Und wie kamst Du zum Vorlesen, Raimund? (R:) Irgendwann gab es die Situation, dass Jochen keinen Vorleser parat hatte und ich habe dann gesagt, dass ich das doch machen könnte. Hatte ich zwar noch nie gemacht, aber es hat sehr gut geklappt. Gerade das erste Kapitel von Luzifer Junior eignet sich auch super zum Vorlesen. Manchmal fahre ich jetzt mit Jochen auf eine Lesung und lese alles außer Cornibus und den Teufel. Die liest Jochen. Wenn Linus dabei ist, lese ich einzelne Rollen.

Hast Du auch schon aus anderen Büchern gelesen? (R:) Bisher habe ich nur aus Jochens Bücher gelesen. Aber ich arbeite gerade an einem eigenen Projekt und wenn es geht, werde ich dazu dann auch mal Lesungen machen.

Wow, heißt das, Du schreibst an einem eigenen Buch? (R:) Ja, genau.
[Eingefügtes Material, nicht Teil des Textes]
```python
RT_QUERY_REORDER = 1
RT_QUERY_IN_MEDIUM = 2
RT_QUERY_LIGHTS_SHARED = 4
RT_QUERY_NO_SCENE_LIGHTS = 8
RT_QUERY_RAY_TIME = 32
# ... 115 lines not shown
    "rt_set_msaa_seed": (C.c_int, [C.c_void_p, C.c_ulonglong]),
    "rt_render": (C.c_int, [C.c_void_p, C.c_int, C.c_int, C.c_int, C.c_void_p,
                            C.POINTER(rt_stats)]),
    "rt_render_device": (C.c_int, [C.c_void_p, C.c_int, C.c_int, C.c_int, C.c_int, C.c_int,
                                   C.c_int, C.c_void_p, C.c_void_p]),
    "rt_render_device_range": (C.c_int, [C.c_void_p, C.c_int, C.c_int, C.c_int, C.c_int,
                                         C.c_int, C.c_int, C.c_int, C.c_void_p, C.c_void_p]),
    "rt_scene_records_ok": (C.c_int, [C.c_void_p, C.c_int]),
    "rt_tile_costs": (C.c_int, [C.c_void_p, C.c_void_p, C.c_void_p, C.c_int]),
    "rt_resolve_rows": (C.c_int, [C.c_void_p, C.c_int, C.c_int, C.c_int, C.c_void_p, C.c_void_p,
                                  C.c_void_p]),
    "rt_resolve_device": (C.c_int, [C.c_void_p, C.c_int, C.c_int, C.c_int, C.c_int, C.c_int,
                                    C.c_int, C.c_int, C.c_void_p, C.c_void_p, C.c_void_p]),
    "rt_set_kernel_timing": (C.c_int, [C.c_void_p, C.c_int]),
    "rt_read_kernel_times": (C.c_int, [C.c_void_p, C.POINTER(C.c_double),
                                       C.POINTER(C.c_longlong)]),
    "rt_num_tiles": (C.c_int, [C.c_void_p, C.c_int, C.c_int, C.c_int]),
    "rt_collect_stats": (C.c_int, [C.c_void_p, C.POINTER(rt_stats)]),
    "rt_write_png": (C.c_int, [C.c_char_p, C.c_void_p, C.c_int, C.c_int]),
    "rt_camera_from_view": (C.c_int, [C.POINTER(C.c_float), C.POINTER(C.c_float),
                                      C.POINTER(C.c_float), C.POINTER(C.c_float), C.c_float,
                                      C.c_int, C.c_int, C.c_int, C.POINTER(rt_camera)]),
    "rt_last_error": (C.c_char_p, []),
    "rt_abi_version": (C.c_int, []),
    "rt_host_dump_bvh_xml": (C.c_int, [C.c_char_p, C.c_char_p]),
    "rt_host_dump_bvh_desc": (C.c_int, [C.POINTER(rt_scene_desc), C.c_char_p]),
    "rt_host_alloc": (C.c_void_p, [C.c_size_t]),
    "rt_host_free": (None, [C.c_void_p]),
    "rt_host_check_accel_xml": (C.c_int, [C.c_char_p, C.c_int, C.POINTER(C.c_longlong)]),
    "rt_host_accel_slots_check": (C.c_int, [C.c_longlong, C.c_longlong]),
    "rt_host_packet_div": (C.c_int, [C.c_int, C.c_int, C.c_int, C.c_void_p]),
    "rt_host_packet_coords": (C.c_int, [C.c_int] * 8 + [C.c_void_p]),
    "rt_host_accel_slot_hist_xml": (C.c_int, [C.c_char_p, C.c_int, C.POINTER(C.c_longlong)]),
    "rt_debug_counters": (C.c_int, [C.c_void_p, C.POINTER(C.c_longlong)]),
    "rt_debug_timeline": (C.c_longlong, [C.POINTER(C.c_ulonglong), C.c_longlong]),
    "rt_debug_phases": (C.c_longlong, [C.POINTER(C.c_ulonglong), C.c_longlong]),
    "rt_debug_frame_occupancy": (C.c_int, [C.c_int, C.POINTER(C.c_int)]),
    "rt_debug_quotient_check": (C.c_int, [C.c_int, C.c_ulonglong, C.c_longlong,
                                          C.POINTER(C.c_longlong)]),
    "rt_debug_quotient_check_mode": (C.c_int, [C.c_int, C.c_int, C.c_ulonglong, C.c_longlong,
                                               C.POINTER(C.c_longlong)]),
    "rt_ray_query_version": (C.c_int, []),
    "rt_trace_rays_device": (C.c_int, [C.c_void_p, C.c_void_p, C.c_longlong, C.c_void_p, C.c_int,
                                       C.c_void_p]),
    "rt_occluded_device": (C.c_int, [C.c_void_p, C.c_void_p, C.c_longlong, C.c_void_p, C.c_int,
                                     C.c_void_p]),
    "rt_trace_rays": (C.c_int, [C.c_void_p, C.c_void_p, C.c_longlong, C.c_void_p, C.c_int]),
    "rt_occluded": (C.c_int, [C.c_void_p, C.c_void_p, C.c_longlong, C.c_void_p, C.c_int]),
    "rt_host_leaf_objects_desc": (C.c_int, [C.POINTER(rt_scene_desc), C.POINTER(C.c_int), C.c_int]),
    "rt_radiance_query_version": (C.c_int, []),
    "rt_shade_rays_device": (C.c_int, [C.c_void_p, C.c_void_p, C.c_longlong, C.c_int, C.c_void_p,
                                       C.c_int, C.c_void_p]),
    "rt_shade_rays": (C.c_int, [C.c_void_p, C.c_void_p, C.c_longlong, C.c_int, C.c_void_p, C.c_int,
                                C.POINTER(rt_stats)]),
    "rt_set_radiance_scratch_limit": (C.c_int, [C.c_void_p, C.c_size_t]),
    "rt_stream_frame_scratch_bytes": (C.c_longlong, [C.c_void_p, C.c_void_p]),
    "rt_film_version": (C.c_int, []),
    "rt_film_create": (C.c_int, [C.c_void_p, C.c_int, C.c_int, C.c_int, C.c_float,
                                 C.POINTER(C.c_void_p)]),
    "rt_film_destroy": (None, [C.c_void_p]),
    "rt_film_clear_device": (C.c_int, [C.c_void_p, C.c_void_p]),
    "rt_film_splat_device": (C.c_int, [C.c_void_p, C.c_void_p, C.c_void_p, C.c_longlong,
                                       C.c_void_p]),
    "rt_film_shade_rays_device": (C.c_int, [C.c_void_p, C.c_void_p, C.c_void_p, C.c_longlong,
                                            C.c_int, C.c_int, C.c_void_p]),
    "rt_film_resolve_device": (C.c_int, [C.c_void_p, C.c_void_p, C.c_void_p]),
# ... 106 lines not shown
```

ceng795_amd/csrc/accel_build.cpp:

```cpp
#include <algorithm>
#include <array>
#include <cmath>
#include <cstdio>
#include <cstdlib>
#include <cstring>
#include <limits>
#include <stdexcept>
#include <vector>

#include "host_scene.h"

namespace rt {
namespace {

struct Box {
  float lo[3] = {std::numeric_limits<float>::infinity(), std::numeric_limits<float>::infinity(),
                 std::numeric_limits<float>::infinity()};
  float hi[3] = {-std::numeric_limits<float>::infinity(), -std::numeric_limits<float>::infinity(),
                 -std::numeric_limits<float>::infinity()};
  void grow(const float* b) {
    for (int a = 0; a < 3; a++) {
      lo[a] = std::min(lo[a], b[a]);
      hi[a] = std::max(hi[a], b[a + 3]);
    }
// ... 147 lines not shown
  return f;
}

void two_sum(double a, double b, double& s, double& e) {
  s = a + b;
  const double bb = s - a;
  e = (a - (s - bb)) + (b - bb);
}

double add_down(double a, double b) {
  double s, e;
  two_sum(a, b, s, e);
  return e < 0.0 ? std::nextafter(s, -INFINITY) : s;
}

double add_up(double a, double b) {
  double s, e;
  two_sum(a, b, s, e);
  return e > 0.0 ? std::nextafter(s, INFINITY) : s;
}

bool sum_le(double a, double b, double c, double d) {
  double s1, e1, s2, e2;
  two_sum(a, b, s1, e1);
  two_sum(c, d, s2, e2);
  return s1 != s2 ? s1 < s2 : e1 <= e2;
}

struct Slot {
  int ref;
  Box box;
};

void encode_node(DevNode8& W, const Slot* sl, int n, const double* margin) {
  double lo[3] = {INFINITY, INFINITY, INFINITY}, hi[3] = {-INFINITY, -INFINITY, -INFINITY};
  for (int k = 0; k < n; k++)
    for (int a = 0; a < 3; a++) {
      lo[a] = std::min(lo[a], add_down((double)sl[k].box.lo[a], -margin[a]));
      hi[a] = std::max(hi[a], add_up((double)sl[k].box.hi[a], margin[a]));
    }
  W.scale = 0;
  int ka[3];
  for (int a = 0; a < 3; a++) {
    W.origin[a] = float_down(lo[a]);
    const double ext = add_up(hi[a], -(double)W.origin[a]);
    int k = (int)std::ceil(std::log2(std::max(ext, 1e-300) / 32768.0));
    k = std::min(std::max(k, -120), 120);
    while (std::ldexp(ext, -k) > 32768.0) k++;
    if (k > 127) throw std::runtime_error("culling node extent beyond the fp16 scale range");
    ka[a] = k;
    W.scale |= (uint32_t)(uint8_t)(int8_t)k << (8 * a);
  }
  for (int c = 0; c < kWideSlots; c++)
    for (int a = 0; a < 3; a++) {
      if (c >= n) {
        W.box[c][a] = (uint32_t)kHalfNaN | ((uint32_t)kHalfNaN << 16);
        continue;
      }
      const double o = (double)W.origin[a];
      const double pl = add_down(add_down((double)sl[c].box.lo[a], -margin[a]), -o);
      const double ph = add_up(add_up((double)sl[c].box.hi[a], margin[a]), -o);
      const uint16_t l = half_dir(std::ldexp(pl, -ka[a]), false);
      const uint16_t h = half_dir(std::ldexp(ph, -ka[a]), true);
      W.box[c][a] = (uint32_t)l | ((uint32_t)h << 16);
    }
}

void decode_slot(const DevNode8& W, int c, double* lo, double* hi) {
  for (int a = 0; a < 3; a++) {
    const int k = (int)(int8_t)(uint8_t)((W.scale >> (8 * a)) & 255);
    lo[a] = std::ldexp(half_value((uint16_t)(W.box[c][a] & 0xffff)), k);
    hi[a] = std::ldexp(half_value((uint16_t)(W.box[c][a] >> 16)), k);
  }
}

bool holds_with_margin(double origin, double lo, double hi, double glo, double ghi, double margin) {
  return sum_le(origin, lo, glo, -margin) && sum_le(ghi, margin, origin, hi);
}

#ifndef RT_WIDE_NODE_COST
#define RT_WIDE_NODE_COST 1.0
#endif
#ifndef RT_WIDE_LEAF_COST
#define RT_WIDE_LEAF_COST 0.3
#endif
#ifndef RT_WIDE_SLOT_COST
#define RT_WIDE_SLOT_COST 0.0
#endif
constexpr double kNodeCost = RT_WIDE_NODE_COST, kLeafCost = RT_WIDE_LEAF_COST,
                 kSlotCost = RT_WIDE_SLOT_COST;

struct WideCollapse {
  const SahBuilder& B;
  std::vector<std::array<double, kWideSlots + 1>> F;
// ... 42 lines not shown
  void emit_side(int n, int s, int k, std::vector<Slot>& out) const {
    const int c = B.nodes[n].child[s];
    if (k == 1 || c < 0) {
      out.push_back(Slot{c, B.nodes[n].box[s]});
      return;
    }
    emit(c, k, out);
  }
  void emit(int n, int k, std::vector<Slot>& out) const {
    const int k1 = split[n][k];
    emit_side(n, 0, k1, out);
    emit_side(n, 1, k - k1, out);
  }
};
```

Allerdings darf ich darüber noch nicht viel verraten. Es wird ab 12 Jahren sein, wobei ich denke, dass auch Erwachsene und vielleicht auch jüngere Kinder damit Spaß haben könnten. Es wird beim Loewe-Verlag erscheinen und mit Dinosauriern, aber auch ganz anderem Kram zu tun haben…

Wie cool!!! Wann wird es erscheinen? (R:) Das wird noch eine Weile dauern – wahrscheinlich erst Ende nächsten Jahres. Es wird eine Menge Zeichnungen enthalten, darum brauche ich so lange dafür.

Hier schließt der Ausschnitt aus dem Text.